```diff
@@ -567,6 +641,7 @@
   return guarded([&] {
     if (i < 0 || size_t(i) >= r->cols.size()) fail(DFGPU_ERR_INVALID_COLUMN, "result column out of range");
     if (r->on_host) fail(DFGPU_ERR_GENERAL, "result lives in host memory: use dfgpu_result_col_host_ptr");
+    resolve(r);
     *dptr = r->cols[size_t(i)].values;
   });
 }
@@ -580,6 +655,7 @@
   return guarded([&] {
     if (i < 0 || size_t(i) >= r->cols.size()) fail(DFGPU_ERR_INVALID_COLUMN, "result column out of range");
     if (!r->on_host) fail(DFGPU_ERR_GENERAL, "result lives in device memory: use dfgpu_result_copy_col");
+    resolve(r);
     *hptr = r->cols[size_t(i)].values;
   });
 }
diff --git a/datafusion_archive_b200/csrc/common.cuh b/datafusion_archive_b200/csrc/common.cuh
--- a/datafusion_archive_b200/csrc/common.cuh
+++ b/datafusion_archive_b200/csrc/common.cuh
@@ -89,6 +89,19 @@
   int rank = 0, world = 1;
   void* nccl_comm = nullptr;
 
+  struct FpSlot {
+    unsigned long long* words = nullptr;
+    cudaEvent_t done = nullptr;
+    dfgpu_result* owner = nullptr;
+  };
+  static constexpr int kFpSlab = 64;
+  std::vector<FpSlot> fp_slots;
+  std::vector<void*> fp_slabs;
+  std::vector<int> fp_free;
+  std::vector<int> fp_retired;
+  int fp_acquire(dfgpu_result* owner);
+  void fp_retire(int slot);
+
   std::vector<const void*> configured_kernels;
   bool first_use(const void* kernel) {
     for (const void* k : configured_kernels)
@@ -150,8 +163,14 @@
 
 struct dfgpu_result {
   dfgpu_ctx* ctx = nullptr;
-  int64_t nrows = 0;
+  mutable int64_t nrows = 0;
+  mutable int pending = -1;
+  mutable bool div_by_zero = false;
   std::vector<DevColumn> cols;
   bool on_host = false;
   ~dfgpu_result();
 };
+
+namespace dfgpu {
+void resolve(const dfgpu_result* r);
+}
diff --git a/datafusion_archive_b200/csrc/expr_vm.cuh b/datafusion_archive_b200/csrc/expr_vm.cuh
--- a/datafusion_archive_b200/csrc/expr_vm.cuh
+++ b/datafusion_archive_b200/csrc/expr_vm.cuh
@@ -52,6 +52,11 @@
 inline bool has_fn(const ProgramSet& ps) {
   for (int pc = 0; pc < ps.start[ps.nprog]; pc++)
     if (ps.insn[pc].op >= V_FN) return true;
+  return false;
+}
+inline bool has_div(const ProgramSet& ps) {
+  for (int pc = 0; pc < ps.start[ps.nprog]; pc++)
+    if (ps.insn[pc].op == V_DIV || ps.insn[pc].op == V_RDIV) return true;
   return false;
 }
 
diff --git a/datafusion_archive_b200/csrc/filter_project.cu b/datafusion_archive_b200/csrc/filter_project.cu
--- a/datafusion_archive_b200/csrc/filter_project.cu
+++ b/datafusion_archive_b200/csrc/filter_project.cu
@@ -337,12 +337,21 @@
     const size_t max_tiles = size_t((n + 1023) / 1024) + 1;
     unsigned long long* status = (unsigned long long*)ctx->alloc((max_tiles + 8) * 8);
     DF_CUDA(cudaMemsetAsync(status, 0, (max_tiles + 8) * 8, ctx->stream));
-    ctx->h_scratch[0] = 0;
-    ctx->h_scratch[2] = 0;
     p.tile_status = status + 8;
     p.ticket = (unsigned*)(status + 0);
-    p.out_count = ctx->h_scratch + 0;
-    p.err_flag = (unsigned*)(ctx->h_scratch + 2);
+    bool any_bool = false;
+    for (int i = 0; i < nproj; i++) any_bool = any_bool || bool_of_out[size_t(i)] >= 0;
+    const bool stream_ordered = has_pred && !p.ps.has_nulls && !any_utf8 && !any_bool && !has_div(p.ps);
+    if (stream_ordered) {
+      res->pending = ctx->fp_acquire(res.get());
+      p.out_count = ctx->fp_slots[size_t(res->pending)].words;
+      p.err_flag = (unsigned*)(p.out_count + 1);
+    } else {
+      ctx->h_scratch[0] = 0;
+      ctx->h_scratch[2] = 0;
+      p.out_count = ctx->h_scratch + 0;
+      p.err_flag = (unsigned*)(ctx->h_scratch + 2);
+    }
     memset(p.out_valid, 0, sizeof(p.out_valid));
     p.null_counts = ctx->d_scratch + 32;
     std::vector<int> valid_of_out(size_t(nproj), -1);
@@ -374,6 +383,13 @@
       else if (d <= 2) launch_fp<2>(ctx, p);
       else if (d <= 4) launch_fp<4>(ctx, p);
       else launch_fp<8>(ctx, p);
+    }
+    if (stream_ordered) {
+      DF_CUDA(cudaEventRecord(ctx->fp_slots[size_t(res->pending)].done, ctx->stream));
+      ctx->free(status);
+      if (getenv("DFGPU_TRACE")) fprintf(stderr, "[dfgpu trace] filter_project returns stream-ordered\n");
+      *out = res.release();
+      return;
     }
     if (p.ps.has_nulls && !has_pred)
       DF_CUDA(cudaMemcpyAsync(ctx->h_scratch + 32, ctx->d_scratch + 32, kMaxProgs * 8, cudaMemcpyDeviceToHost, ctx->stream));
@@ -578,6 +594,7 @@
         }
       }
       if (resident) break;
+      resolve(ch.res);
       for (int q = 0; q < nproj; q++) {
         const int w = dtype_width(res->cols[size_t(q)].dtype);
         if (ch.res->nrows > 0)
diff --git a/datafusion_archive_b200/engine.py b/datafusion_archive_b200/engine.py
--- a/datafusion_archive_b200/engine.py
+++ b/datafusion_archive_b200/engine.py
@@ -111,11 +111,29 @@
 
 
 class Result:
-    def __init__(self, ctx, handle):
+
+    def __init__(self, ctx, handle, shape_on_first_use=False):
         self.ctx, self.h = ctx, handle
-        nrows, ncols = C.c_int64(), C.c_int()
-        lib().dfgpu_result_shape(self.h, C.byref(nrows), C.byref(ncols))
-        self.nrows, self.ncols = nrows.value, ncols.value
+        self._shape = None
+        if not shape_on_first_use:
+            self._read_shape()
+
+    def _read_shape(self):
+        if self._shape is None:
+            if not self.h:
+                raise RuntimeError("the result was freed before its shape was read")
+            nrows, ncols = C.c_int64(), C.c_int()
+            check(lib().dfgpu_result_shape(self.h, C.byref(nrows), C.byref(ncols)))
+            self._shape = (nrows.value, ncols.value)
+        return self._shape
+
+    @property
+    def nrows(self):
+        return self._read_shape()[0]
+
+    @property
+    def ncols(self):
+        return self._read_shape()[1]
 
     def dtype(self, i):
         dt = C.c_int32()
@@ -157,7 +175,7 @@
 
 def _fetch_result(L, handle):
     nrows, ncols = C.c_int64(), C.c_int()
-    L.dfgpu_result_shape(handle, C.byref(nrows), C.byref(ncols))
+    check(L.dfgpu_result_shape(handle, C.byref(nrows), C.byref(ncols)))
     n = nrows.value
     cols = []
     for i in range(ncols.value):
@@ -265,7 +283,7 @@
         ptrs, lens, n = A.make_programs([e.program(schema) for e in proj], keep)
         out = C.c_void_p()
         check(lib().dfgpu_filter_project(self.h, batch.h, parr, len(pprog), ptrs, lens, n, C.byref(out)))
-        return Result(self, out)
+        return Result(self, out, shape_on_first_use=True)
 
     def filter_project_host(self, arrays, pred=None, proj=(), chunk_rows=0):
         keep = []
diff --git a/profiles/microbench_fp_steps.py b/profiles/microbench_fp_steps.py
--- /dev/null
+++ b/profiles/microbench_fp_steps.py
@@ -0,0 +1,94 @@
+#!/usr/bin/env python
+import argparse
+import json
+import os
+import subprocess
+import sys
+
+import numpy as np
+
+ROOT = os.path.dirname(os.path.dirname(os.path.abspath(__file__)))
+sys.path.insert(0, ROOT)
+
+
+def one_run(args):
+    from datafusion_archive_b200 import engine, workloads
+    ctx = engine.GpuContext(0)
+    out = {"lib": engine.lib_path(), "rows": args.rows, "steps": args.steps}
+    a2, pred2, proj2 = workloads.c2(args.rows, seed=42)
+    a3, pred3, proj3 = workloads.c3(args.rows, seed=142)
+    shapes = {"c2": (a2, pred2, proj2, int(np.count_nonzero(a2[0] > 0.5))),
+              "c3": (a3[:2], pred3, proj3, int(np.count_nonzero(a3[1] < a3[0])))}
+    for name, (arrays, pred, proj, nsel) in shapes.items():
+        batch = ctx.upload(arrays)
+        held = [None]
+
+        def step():
+            r = ctx.filter_project(batch, pred, proj)
+            if held[0] is not None:
+                held[0].free()
+            held[0] = r
+        for _ in range(args.warmup):
+            step()
+        ctx.sync()
+        ctx.profile_enable(True)
+        ctx.timer_start()
+        for _ in range(args.steps):
+            step()
+        ms = ctx.timer_stop()
+        kms, kn = ctx.profile_get()
+        ctx.profile_enable(False)
+        assert held[0].nrows == nsel, "%s: %d rows, expected %d" % (name, held[0].nrows, nsel)
+        held[0].free()
+        batch.free()
+        out[name] = {"step_ms": ms / args.steps, "kernel_ms": kms / kn, "gap_ms": ms / args.steps - kms / kn, "launches": kn}
+    ctx.close()
+    print(json.dumps(out))
+
+
+def gpu_info():
+    try:
+        return subprocess.run(["nvidia-smi", "-i", "0", "--query-gpu=name,power.limit,clocks.max.sm", "--format=csv,noheader"],
+                              capture_output=True, text=True, timeout=30).stdout.strip()
+    except Exception as e:
+        return "nvidia-smi failed: %r" % e
+
+
+def ab(args):
+    libs = args.ab
+    runs = {lib: [] for lib in libs}
+    base = [sys.executable, os.path.abspath(__file__), "--rows", str(args.rows), "--steps", str(args.steps), "--warmup", str(args.warmup)]
+    for rnd in range(args.rounds):
+        for lib in libs:
+            env = dict(os.environ, DFGPU_LIB=os.path.abspath(lib))
+            line = subprocess.run(base, env=env, capture_output=True, text=True, check=True).stdout.strip().splitlines()[-1]
+            runs[lib].append(json.loads(line))
+            print("round %d %s: %s" % (rnd, lib, line), file=sys.stderr, flush=True)
+    summary = {"gpu": gpu_info(), "rows": args.rows, "steps": args.steps, "warmup": args.warmup, "rounds": args.rounds, "libs": {}}
+    for lib in libs:
+        s = {}
+        for shape in ("c2", "c3"):
+            s[shape] = {}
+            for key in ("step_ms", "kernel_ms", "gap_ms"):
+                v = [r[shape][key] for r in runs[lib]]
+                s[shape][key] = {"median": float(np.median(v)), "min": float(min(v)), "max": float(max(v))}
+        summary["libs"][lib] = s
+    print(json.dumps(summary, indent=1))
+
+
+def main():
+    ap = argparse.ArgumentParser()
+    ap.add_argument("--rows", type=int, default=100_000_000)
+    ap.add_argument("--steps", type=int, default=100)
+    ap.add_argument("--warmup", type=int, default=5)
+    ap.add_argument("--ab", nargs=2, metavar="LIB", default=None)
+    ap.add_argument("--rounds", type=int, default=5)
+    args = ap.parse_args()
+    if args.ab:
+        ab(args)
+    else:
+        one_run(args)
+
+
+if __name__ == "__main__":
+    main()
```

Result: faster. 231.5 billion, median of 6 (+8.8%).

☆ ☆ ☆

- **Task statement**
List the lines of the material in which the word "nsel" occurs.

- **Solved exercise**
+    for name, (arrays, pred, proj, nsel) in shapes.items():
+        assert held[0].nrows == nsel, "%s: %d rows, expected %d" % (name, held[0].nrows, nsel)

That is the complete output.